Your goal.
This exercise calls for every line of the data below with the string "long" in it.
── Exercise inputs
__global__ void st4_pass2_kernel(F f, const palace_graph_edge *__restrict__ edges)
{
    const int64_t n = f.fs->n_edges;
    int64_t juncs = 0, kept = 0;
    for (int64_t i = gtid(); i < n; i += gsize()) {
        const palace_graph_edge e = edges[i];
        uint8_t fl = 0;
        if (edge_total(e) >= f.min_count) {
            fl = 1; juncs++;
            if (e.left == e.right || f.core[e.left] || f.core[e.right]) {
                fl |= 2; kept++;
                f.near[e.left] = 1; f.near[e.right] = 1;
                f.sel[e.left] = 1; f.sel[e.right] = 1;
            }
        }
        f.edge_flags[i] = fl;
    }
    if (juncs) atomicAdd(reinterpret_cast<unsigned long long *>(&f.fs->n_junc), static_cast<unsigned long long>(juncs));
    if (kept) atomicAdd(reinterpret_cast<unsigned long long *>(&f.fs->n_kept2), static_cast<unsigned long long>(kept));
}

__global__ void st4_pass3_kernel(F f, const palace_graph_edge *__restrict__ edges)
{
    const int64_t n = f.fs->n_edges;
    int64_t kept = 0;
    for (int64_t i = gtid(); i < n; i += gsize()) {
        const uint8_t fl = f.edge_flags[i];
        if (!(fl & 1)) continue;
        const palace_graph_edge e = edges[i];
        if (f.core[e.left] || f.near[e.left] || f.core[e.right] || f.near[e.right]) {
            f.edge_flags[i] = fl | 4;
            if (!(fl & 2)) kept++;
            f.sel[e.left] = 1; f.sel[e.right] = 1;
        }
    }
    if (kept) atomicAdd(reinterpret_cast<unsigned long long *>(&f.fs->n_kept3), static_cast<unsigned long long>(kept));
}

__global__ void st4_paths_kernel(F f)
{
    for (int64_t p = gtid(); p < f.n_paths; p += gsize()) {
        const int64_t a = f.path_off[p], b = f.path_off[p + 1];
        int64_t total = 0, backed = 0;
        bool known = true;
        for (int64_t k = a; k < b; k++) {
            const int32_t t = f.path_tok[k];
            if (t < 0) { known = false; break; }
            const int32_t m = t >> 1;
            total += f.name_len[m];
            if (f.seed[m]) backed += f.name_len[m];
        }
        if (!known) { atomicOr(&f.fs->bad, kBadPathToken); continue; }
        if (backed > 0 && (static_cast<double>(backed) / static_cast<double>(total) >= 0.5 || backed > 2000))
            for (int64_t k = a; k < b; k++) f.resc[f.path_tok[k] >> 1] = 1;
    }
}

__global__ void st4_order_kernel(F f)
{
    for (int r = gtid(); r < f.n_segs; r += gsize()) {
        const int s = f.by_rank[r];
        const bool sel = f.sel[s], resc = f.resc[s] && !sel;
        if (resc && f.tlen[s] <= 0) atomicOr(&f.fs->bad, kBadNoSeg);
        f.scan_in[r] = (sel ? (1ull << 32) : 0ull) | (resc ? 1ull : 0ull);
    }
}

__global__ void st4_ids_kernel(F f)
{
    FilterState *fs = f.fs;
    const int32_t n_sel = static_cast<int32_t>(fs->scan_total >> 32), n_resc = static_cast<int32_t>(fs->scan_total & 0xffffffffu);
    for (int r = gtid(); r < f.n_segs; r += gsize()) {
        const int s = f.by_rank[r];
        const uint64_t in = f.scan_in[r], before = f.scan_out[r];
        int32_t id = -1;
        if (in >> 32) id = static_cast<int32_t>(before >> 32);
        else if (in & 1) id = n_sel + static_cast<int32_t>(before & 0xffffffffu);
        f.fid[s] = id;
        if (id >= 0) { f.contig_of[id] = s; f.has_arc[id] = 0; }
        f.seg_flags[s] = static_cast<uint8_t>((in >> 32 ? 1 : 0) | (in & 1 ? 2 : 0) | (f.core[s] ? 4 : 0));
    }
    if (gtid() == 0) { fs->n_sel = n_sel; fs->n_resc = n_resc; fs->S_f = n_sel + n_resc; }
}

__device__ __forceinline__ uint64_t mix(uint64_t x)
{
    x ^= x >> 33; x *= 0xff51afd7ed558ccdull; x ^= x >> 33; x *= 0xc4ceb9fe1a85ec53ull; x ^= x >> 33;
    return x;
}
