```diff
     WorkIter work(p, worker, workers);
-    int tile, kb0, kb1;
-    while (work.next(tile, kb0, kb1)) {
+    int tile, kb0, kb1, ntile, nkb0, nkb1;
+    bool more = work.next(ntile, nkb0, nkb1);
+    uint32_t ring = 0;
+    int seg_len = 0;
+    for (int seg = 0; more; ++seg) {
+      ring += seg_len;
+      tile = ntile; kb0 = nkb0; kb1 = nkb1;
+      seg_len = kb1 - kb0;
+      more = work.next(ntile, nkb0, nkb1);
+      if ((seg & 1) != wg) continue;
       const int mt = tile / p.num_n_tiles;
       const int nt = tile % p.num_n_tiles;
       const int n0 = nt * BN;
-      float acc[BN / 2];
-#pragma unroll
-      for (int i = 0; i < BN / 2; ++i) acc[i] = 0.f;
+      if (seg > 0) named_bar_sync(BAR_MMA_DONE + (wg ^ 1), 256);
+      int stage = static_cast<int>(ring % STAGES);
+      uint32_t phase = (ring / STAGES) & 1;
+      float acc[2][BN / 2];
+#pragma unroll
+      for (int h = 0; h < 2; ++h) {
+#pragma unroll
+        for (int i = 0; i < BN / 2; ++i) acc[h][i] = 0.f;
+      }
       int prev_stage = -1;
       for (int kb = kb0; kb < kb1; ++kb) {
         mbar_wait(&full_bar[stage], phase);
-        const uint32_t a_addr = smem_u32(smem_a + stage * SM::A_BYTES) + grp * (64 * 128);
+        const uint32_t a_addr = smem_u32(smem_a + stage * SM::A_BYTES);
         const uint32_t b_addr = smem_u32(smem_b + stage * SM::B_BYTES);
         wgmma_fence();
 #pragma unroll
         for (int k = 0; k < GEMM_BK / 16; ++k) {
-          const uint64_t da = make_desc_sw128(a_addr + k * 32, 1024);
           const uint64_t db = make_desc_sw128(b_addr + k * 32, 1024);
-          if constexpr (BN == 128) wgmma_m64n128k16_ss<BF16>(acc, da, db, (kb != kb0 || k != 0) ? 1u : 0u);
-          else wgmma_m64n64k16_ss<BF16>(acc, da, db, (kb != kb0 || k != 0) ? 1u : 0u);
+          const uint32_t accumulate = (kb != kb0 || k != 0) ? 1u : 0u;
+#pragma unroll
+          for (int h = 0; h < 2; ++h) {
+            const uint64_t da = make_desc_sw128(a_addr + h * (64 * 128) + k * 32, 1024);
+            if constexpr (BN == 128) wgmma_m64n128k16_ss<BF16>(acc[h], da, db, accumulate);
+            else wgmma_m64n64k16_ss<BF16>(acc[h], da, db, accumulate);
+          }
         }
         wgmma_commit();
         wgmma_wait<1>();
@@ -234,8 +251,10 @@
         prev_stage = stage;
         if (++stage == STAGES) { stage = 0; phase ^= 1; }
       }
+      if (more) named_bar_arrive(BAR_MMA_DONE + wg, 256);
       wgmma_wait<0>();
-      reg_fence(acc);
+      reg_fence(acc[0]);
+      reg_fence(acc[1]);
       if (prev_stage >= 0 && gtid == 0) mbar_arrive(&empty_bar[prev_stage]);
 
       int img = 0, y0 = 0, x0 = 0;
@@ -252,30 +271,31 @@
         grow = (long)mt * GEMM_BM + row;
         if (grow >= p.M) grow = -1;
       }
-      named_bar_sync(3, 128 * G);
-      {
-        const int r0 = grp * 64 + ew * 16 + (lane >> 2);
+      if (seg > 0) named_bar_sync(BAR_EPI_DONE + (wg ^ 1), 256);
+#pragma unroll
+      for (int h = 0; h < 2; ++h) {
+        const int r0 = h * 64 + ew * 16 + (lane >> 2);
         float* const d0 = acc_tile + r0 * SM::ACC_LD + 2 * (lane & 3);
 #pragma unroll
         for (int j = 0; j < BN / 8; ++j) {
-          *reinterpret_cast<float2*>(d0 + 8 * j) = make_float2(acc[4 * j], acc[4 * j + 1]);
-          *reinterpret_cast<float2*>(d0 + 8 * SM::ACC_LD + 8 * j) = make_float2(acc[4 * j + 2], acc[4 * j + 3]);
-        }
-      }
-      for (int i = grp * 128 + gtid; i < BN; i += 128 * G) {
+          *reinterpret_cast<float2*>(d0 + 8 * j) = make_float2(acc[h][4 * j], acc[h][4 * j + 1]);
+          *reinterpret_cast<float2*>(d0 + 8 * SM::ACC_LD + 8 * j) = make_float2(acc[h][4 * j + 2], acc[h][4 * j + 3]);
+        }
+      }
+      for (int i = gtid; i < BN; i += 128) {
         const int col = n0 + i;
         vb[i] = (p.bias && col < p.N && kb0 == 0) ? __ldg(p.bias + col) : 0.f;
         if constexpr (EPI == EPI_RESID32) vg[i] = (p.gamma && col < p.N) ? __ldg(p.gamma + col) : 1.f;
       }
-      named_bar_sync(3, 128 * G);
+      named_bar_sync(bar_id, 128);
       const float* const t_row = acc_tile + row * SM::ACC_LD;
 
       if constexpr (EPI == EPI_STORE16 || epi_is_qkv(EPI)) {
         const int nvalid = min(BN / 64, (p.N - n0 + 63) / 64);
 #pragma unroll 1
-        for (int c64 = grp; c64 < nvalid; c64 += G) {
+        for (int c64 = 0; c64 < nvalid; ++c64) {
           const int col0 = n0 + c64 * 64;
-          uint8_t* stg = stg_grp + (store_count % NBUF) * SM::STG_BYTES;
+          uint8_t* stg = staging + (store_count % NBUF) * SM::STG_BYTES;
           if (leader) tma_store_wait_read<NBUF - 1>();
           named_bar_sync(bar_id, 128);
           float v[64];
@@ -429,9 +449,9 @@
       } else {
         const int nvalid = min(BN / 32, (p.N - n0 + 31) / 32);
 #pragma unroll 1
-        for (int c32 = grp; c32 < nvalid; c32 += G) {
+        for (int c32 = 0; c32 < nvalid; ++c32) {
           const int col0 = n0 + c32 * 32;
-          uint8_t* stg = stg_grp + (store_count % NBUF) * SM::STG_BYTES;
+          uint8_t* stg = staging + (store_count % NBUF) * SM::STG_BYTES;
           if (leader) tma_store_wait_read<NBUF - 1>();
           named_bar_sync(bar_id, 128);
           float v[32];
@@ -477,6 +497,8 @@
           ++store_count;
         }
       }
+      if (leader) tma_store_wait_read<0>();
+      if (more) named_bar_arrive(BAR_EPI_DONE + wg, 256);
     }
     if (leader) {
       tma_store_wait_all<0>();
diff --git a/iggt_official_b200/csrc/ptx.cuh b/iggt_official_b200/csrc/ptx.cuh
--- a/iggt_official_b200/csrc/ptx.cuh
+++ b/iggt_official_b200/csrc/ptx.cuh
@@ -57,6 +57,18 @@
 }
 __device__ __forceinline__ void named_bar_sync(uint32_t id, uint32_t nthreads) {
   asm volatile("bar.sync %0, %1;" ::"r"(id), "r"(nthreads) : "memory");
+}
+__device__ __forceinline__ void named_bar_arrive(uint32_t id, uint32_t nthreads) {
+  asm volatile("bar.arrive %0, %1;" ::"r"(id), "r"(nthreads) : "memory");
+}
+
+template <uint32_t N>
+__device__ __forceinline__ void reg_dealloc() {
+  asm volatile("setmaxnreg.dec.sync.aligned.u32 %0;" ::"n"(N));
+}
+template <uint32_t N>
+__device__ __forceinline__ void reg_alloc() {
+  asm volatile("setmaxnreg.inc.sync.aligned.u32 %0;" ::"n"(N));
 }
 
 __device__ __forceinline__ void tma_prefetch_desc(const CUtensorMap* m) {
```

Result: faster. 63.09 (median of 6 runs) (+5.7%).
────
Exercise result.
    if (juncs) atomicAdd(reinterpret_cast<unsigned long long *>(&f.fs->n_junc), static_cast<unsigned long long>(juncs));
    if (kept) atomicAdd(reinterpret_cast<unsigned long long *>(&f.fs->n_kept2), static_cast<unsigned long long>(kept));
    if (kept) atomicAdd(reinterpret_cast<unsigned long long *>(&f.fs->n_kept3), static_cast<unsigned long long>(kept));
         grow = (long)mt * GEMM_BM + row;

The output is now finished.